The high priestly prayer of Jesus, John 17, is worth reading and reading again. It conveys to us the very core of humanity’s calling and purpose.
We are always told that a good sermon takes a text of scripture and shows its contemporary application – otherwise the sermon may fall into the danger of being arcane and irrelevant. To borrow a phrase from the world of German biblical criticism, we should give a text a contemporary sitz im leben – a real setting.
Today, it might seem, we have dipped a toe into the pool of the theology of the ‘high priestly prayer’, and so far there has been no practical application, no sitz im leben but I would beg to differ.
This prayer of Christ takes us to the very heart of who we are in relation to the one who creates us. It takes us to the deepest meaning of who we are in relation to the creation of which we are such a crowning glory. It takes us to a deep understanding of who we are in relation to the ‘other’. To quote the great phrase of St. Ireneus, (Bishop of Lugdunum [Lyon]) in the 2nd century, ‘The glory of God is man, fully alive.’
How else can we apply ourselves with full passion to the environmental issues facing us in this generation; how else can we form a truly noble self -image in a world whose advertising and obsession with celebrity and wealth contributes disproportionately to the perception of who we are and what we should have; in a world where the ‘selfie’ has a higher profile than the self, how else can we hope to have any coherent sense of healed community and whole relationships founded on the most profound understanding of the very identity of humanity.

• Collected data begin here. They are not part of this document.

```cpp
typedef struct alg_vae_geom {
  int32_t frames, H, W, C;
  int32_t first_len, seg_len;
  int32_t lat_first_single;
  int32_t lat_rate, lat_scale;
  int32_t lat_h, lat_w;
} alg_vae_geom;

int64_t alg_vae_groupnorm_workspace(const alg_vae_geom* g);
int alg_vae_groupnorm_stats(const void* x, const alg_vae_geom* g, float eps, void* workspace, float* stats, void* stream);

int alg_vae_spatial_norm(const void* x, const float* stats, const void* gamma, const void* beta, const void* zyb,
                         void* out, const alg_vae_geom* g, int silu, void* stream);

int alg_vae_group_norm(const void* x, const float* stats, const void* gamma, const void* beta, void* out,
                       const alg_vae_geom* g, int silu, void* stream);

int alg_vae_pad(const void* x, void* out, int frames, int H, int W, int C, void* stream);

int alg_vae_repitch(const void* x, void* out, int frames, int H, int W, int C, int src_rows, int src_wp, void* stream);

int alg_vae_unpack_planes(const void* x, void* out, int frames, int H, int W, int C, void* stream);

int alg_vae_upsample(const void* x, void* out, int frames_out, int H, int W, int C, int compress_time, int first_single,
                     void* stream);

int alg_vae_pack_latent(const void* z, int64_t c_stride, int64_t frame_stride, void* out, int frames, int h, int w,
                        int channels, float scale, void* stream);

int alg_vae_unpack_video(const void* x, void* out, int frames, int H, int W, int to_uint8, void* stream);


int alg_headnorm_rope(void* x, const void* weight, const float* cos_tab, const float* sin_tab, int64_t x_rstride,
                      int64_t x_bstride, int batch, int rows, int heads, int rope_tokens, float eps, void* stream);

int alg_masked_mean(const void* x, const int* valid, void* out, int batch, int L, int D, void* stream);

int alg_silu(const void* x, void* y, int64_t numel, void* stream);


int alg_layernorm_mod_f32(const void* x, void* y, const float* weight, const float* bias, const float* scale,
                          const float* shift, int64_t mod_bstride, int batch, int rows, int D, float eps, void* stream);

int alg_layernorm_mod_f32_fp8(const void* x, void* q8, float* q8_scale, const float* weight, const float* bias,
                              const float* scale, const float* shift, int64_t mod_bstride, int batch, int rows, int D,
                              float eps, void* stream);

int alg_rmsnorm_rope(void* x, const void* weight, const float* cos_tab, const float* sin_tab, int64_t x_rstride,
                     int batch, int rows, int D, float eps, void* stream);

int alg_wan_modulation(const float* table, const void* vec, float* out, int layers, int batch, int J, int D,
                       int vec_per_j, void* stream);

int alg_patchify3d(const void* in, void* out, int n, int C, int F, int H, int W, int ph, int pw, int Kpad, void* stream);

int alg_unpatchify3d(const void* in, int64_t ldin, void* out, int n, int C, int F, int H, int W, int ph, int pw,
                     int channel_major, void* stream);

int alg_timestep_embedding_f32(const float* t, float* out, int n, int dim, void* stream);

int alg_linear_f32(const float* x, const float* W, const float* b, float* y, void* y_bf16, void* y_silu_bf16, int M,
                   int N, int K, int act, void* stream);

int alg_gelu_erf(void* x, int64_t numel, void* stream);

int alg_layernorm_modulate(const void* x, void* y, const void* weight, const void* bias, const void* scale,
                           const void* shift, int64_t mod_bstride, int batch, int rows, int D, int64_t x_bstride,
                           int64_t y_bstride, int seg_split, float eps, void* stream);
int alg_layernorm_modulate_seg(const void* x, void* y, const void* weight, const void* bias, const void* scale,
                               const void* shift, int64_t mod_bstride, int64_t seg_stride, int batch, int rows, int D,
                               int64_t x_bstride, int64_t y_bstride, int seg_split, float eps, void* stream);

int alg_layernorm_modulate_fp8(const void* x, void* q8, float* q8_scale, const void* weight, const void* bias,
                               const void* scale, const void* shift, int64_t mod_bstride, int batch, int rows, int D,
                               int64_t x_bstride, int seg_split, float eps, void* stream);

int alg_qk_norm_rope(void* qk, const void* wq, const void* bq, const void* wk, const void* bk, const float* cos_tab,
                     const float* sin_tab, int batch, int S, int heads, int text_len, float eps, void* stream);

int alg_qk_norm_rope_scaled(void* qk, const void* wq, const void* bq, const void* wk, const void* bk, const float* cos_tab,
                            const float* sin_tab, int batch, int S, int heads, int text_len, float eps, float q_scale,
                            void* stream);

int alg_patchify(const void* latents, int64_t lat_bstride, const void* const* cond_ptrs, void* out, int n_samples,
                 int frames, int C, int H, int W, int p, void* stream);

int alg_unpatchify(const void* in, void* out, int n_samples, int frames, int C, int H, int W, int p, void* stream);

int alg_patchify_t(const void* latents, int64_t lat_bstride, const void* const* cond_ptrs, void* out, int n_samples,
                   int frames, int C, int H, int W, int p, int p_t, void* stream);
int alg_unpatchify_t(const void* in, void* out, int n_samples, int frames, int C, int H, int W, int p, int p_t,
                     void* stream);

int alg_timestep_embedding(const float* t, void* out, int n, int dim, int flip_sin_to_cos, void* stream);


int alg_rms_norm_rows(const void* x, const void* gamma, void* y, int64_t rows, int C, int Cp, int silu, void* stream);

int alg_softmax_hilo(const void* neg_hi, const void* lo, void* p, int64_t rows, int cols, int64_t ld, float scale, void* stream);


int alg_calib_mfma_bf16(float* sink, int iters, unsigned seed, int blocks, uint64_t* clocks, void* stream);

int alg_wall_clock_khz(void);

void alg_attn_clock_tap(uint64_t* buffer, int slots);

#ifdef __cplusplus
}
#endif
#endif
```

Measured before the change: 1.531 frames/s.

## Fuse LayerNorm-modulate into residual GEMM epilogue via per-row-tile arrival counters

Adds a GEMM variant for the residual out-projection and FF2 GEMMs that counts finished column tiles per row block with atomic counters. The last workgroup to finish a row block runs the LayerNorm plus modulation for those rows. This removes the standalone layernorm_modulate launches and their extra read of the hidden state after gemm_out, and after ff2 for the next layer's norm1. In exchange it adds atomic and fence synchronisation and puts serial LayerNorm work on the last-arriving workgroups, which may cause tail imbalance. The standalone LN kernel is refactored onto a shared row helper.

After: 1.293 frames/s. 15.5% lower.

```diff
diff --git a/alg_amd/_lib.py b/alg_amd/_lib.py
--- a/alg_amd/_lib.py
+++ b/alg_amd/_lib.py
@@ -16,7 +16,7 @@
 GEMM_B_PACKED11 = 32
 
 EXPORTS = (
-    "alg_version", "alg_last_error", "alg_reload_env", "alg_down_up", "alg_gaussian_blur", "alg_cfg_ddim_step", "alg_gemm_bf16", "alg_gemm_bf16_pair", "alg_gemm_bf16_pair_qk", "alg_pack_b_p11", "alg_pack_b_p11_bytes",
+    "alg_version", "alg_last_error", "alg_reload_env", "alg_down_up", "alg_gaussian_blur", "alg_cfg_ddim_step", "alg_gemm_bf16", "alg_gemm_bf16_pair", "alg_gemm_bf16_pair_qk", "alg_gemm_bf16_ln_mod", "alg_gemm_ln_mod_counters_bytes", "alg_gemm_ln_mod_tiles", "alg_pack_b_p11", "alg_pack_b_p11_bytes",
     "alg_flash_attn_d64", "alg_layernorm_modulate", "alg_layernorm_modulate_fp8", "alg_qk_norm_rope", "alg_patchify", "alg_unpatchify",
     "alg_timestep_embedding", "alg_cfg_combine", "alg_lincomb", "alg_unipc_update", "alg_concat_cast", "alg_flash_attn_d128", "alg_layernorm_mod_f32", "alg_layernorm_mod_f32_fp8", "alg_rmsnorm_rope",
     "alg_wan_modulation", "alg_patchify3d", "alg_unpatchify3d", "alg_timestep_embedding_f32", "alg_linear_f32",
@@ -29,7 +29,8 @@
     "alg_flash_attn_d128_fp8", "alg_quantize_fp8_khead", "alg_quantize_fp8_vt", "alg_rmsnorm_rope_fp8", "alg_headnorm_rope_fp8",
 )
 _RET_I64 = ("alg_vae_groupnorm_workspace", "alg_lowpass_tables_bytes", "alg_down_up_workspace_bytes",
-            "alg_gaussian_blur_workspace_bytes", "alg_flash_attn_d64_workspace_bytes", "alg_pack_b_p11_bytes")
+            "alg_gaussian_blur_workspace_bytes", "alg_flash_attn_d64_workspace_bytes", "alg_pack_b_p11_bytes",
+            "alg_gemm_ln_mod_counters_bytes", "alg_gemm_ln_mod_tiles")
 
 
 class AlgHipError(RuntimeError):
@@ -54,6 +55,12 @@
     _fields_ = [("wq", c_void_p), ("bq", c_void_p), ("wk", c_void_p), ("bk", c_void_p), ("cos_tab", c_void_p),
                 ("sin_tab", c_void_p), ("heads", c_int32), ("text_len", c_int32), ("eps", c_float),
                 ("q_scale", c_float)]
+
+
+class LnModArgs(Structure):
+    _fields_ = [("y", c_void_p), ("weight", c_void_p), ("bias", c_void_p), ("scale", c_void_p), ("shift", c_void_p),
+                ("mod_bstride", c_int64), ("seg_stride", c_int64), ("y_bstride", c_int64), ("seg_split", c_int32),
+                ("eps", c_float), ("counters", c_void_p)]
 
 
 class VaeGeom(Structure):
@@ -101,6 +108,8 @@
     lib.alg_flash_attn_d64_workspace_bytes.argtypes = [c_int] * 4
     lib.alg_pack_b_p11_bytes.argtypes = [c_int, c_int]
     lib.alg_pack_b_p11_bytes.restype = c_int64
+    lib.alg_gemm_ln_mod_counters_bytes.argtypes = [c_int, c_int]
+    lib.alg_gemm_ln_mod_tiles.argtypes = [c_int] * 5 + [c_void_p]
     lib.alg_pack_b_p11.argtypes = [c_void_p, c_void_p, c_int, c_int, c_int64, c_void_p]
     lib.alg_cfg_ddim_step.argtypes = [c_void_p, c_int, c_void_p, c_int, c_int, c_int64, c_float, c_float, c_float,
                                       c_float, c_float, c_void_p]
@@ -246,6 +255,7 @@
 def clear_caches():
     _TABLES.clear()
     _SCRATCH.clear()
+    _COUNTERS.clear()
 
 
 def lowpass_tables(x, h1, w1):
@@ -805,6 +815,50 @@
     _check(lib.alg_gemm_bf16_pair_qk(ctypes.byref(a), ctypes.byref(b), ctypes.byref(e), _stream()), "alg_gemm_bf16_pair_qk")
 
 
+_COUNTERS = {}
+
+
+def ln_mod_counters(ref, nbytes):
+    key = _stream_key(ref)
+    t = _COUNTERS.get(key)
+    cap = _capturing()
+    if t is None or t.numel() * 4 < nbytes:
+        t = torch.zeros((int(nbytes) + 3) // 4, dtype=torch.int32, device=ref.device)
+        if cap:
+            return _pin(t)
+        _COUNTERS[key] = t
+    return _pin(t) if cap else t
+
+
+def gemm_ln_mod(call, y, weight, bias, scale, shift, mod_bstride, seg_split, eps, seg_stride=None, y_bstride=None, y_off=0,
+                scale_off=0, shift_off=0, counters=True):
+    lib = load_library()
+    g, fp8 = gemm_args(*call[0], **call[1])
+    if fp8:
+        raise AlgHipError("gemm_ln_mod takes a bf16 problem")
+    n = LnModArgs()
+    n.y = y.data_ptr() + 2 * y_off
+    n.weight = weight.data_ptr() if weight is not None else None
+    n.bias = bias.data_ptr() if bias is not None else None
+    n.scale = (scale.data_ptr() + 2 * scale_off) if scale is not None else None
+    n.shift = (shift.data_ptr() + 2 * shift_off) if shift is not None else None
+    n.mod_bstride, n.seg_stride = mod_bstride, g.N if seg_stride is None else seg_stride
+    n.y_bstride = g.M * g.N if y_bstride is None else y_bstride
+    n.seg_split, n.eps = seg_split, float(eps)
+    cnt = ln_mod_counters(y, int(lib.alg_gemm_ln_mod_counters_bytes(g.M, g.batch))) if counters else None
+    n.counters = cnt.data_ptr() if cnt is not None else None
+    _check(lib.alg_gemm_bf16_ln_mod(ctypes.byref(g), ctypes.byref(n), _stream()), "alg_gemm_bf16_ln_mod")
+
+
+def gemm_ln_mod_tiles(M, N, K, batch, schedule):
+    lib = load_library()
+    n = int(lib.alg_gemm_ln_mod_tiles(M, N, K, batch, schedule, None))
+    buf = (c_int32 * (3 * n))()
+    if n and int(lib.alg_gemm_ln_mod_tiles(M, N, K, batch, schedule, buf)) != n:
+        raise AlgHipError("alg_gemm_ln_mod_tiles failed")
+    return [tuple(buf[3 * i:3 * i + 3]) for i in range(n)]
+
+
 def quantize_fp8_rows(x, q, scale, rows, K, x_rstride=None, x_off=0, q_off=0, scale_off=0):
     x_rstride = K if x_rstride is None else x_rstride
     _check(load_library().alg_quantize_fp8_rows(_p(x, x_off), x_rstride, _p(q, q_off), _p(scale, scale_off), rows, K,
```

Surely a study of John 17, Christ’s prayer for us, can only be the most relevant of exercises for us; and with these sacred insights surely there can only be a more informed and more impassioned relationship with God, the creation, with ourselves and one another. How can we begin to respond to the major global challenges if we don’t start from where Christ is. ‘Father, may they be one, as we are one’. (John 17, 11).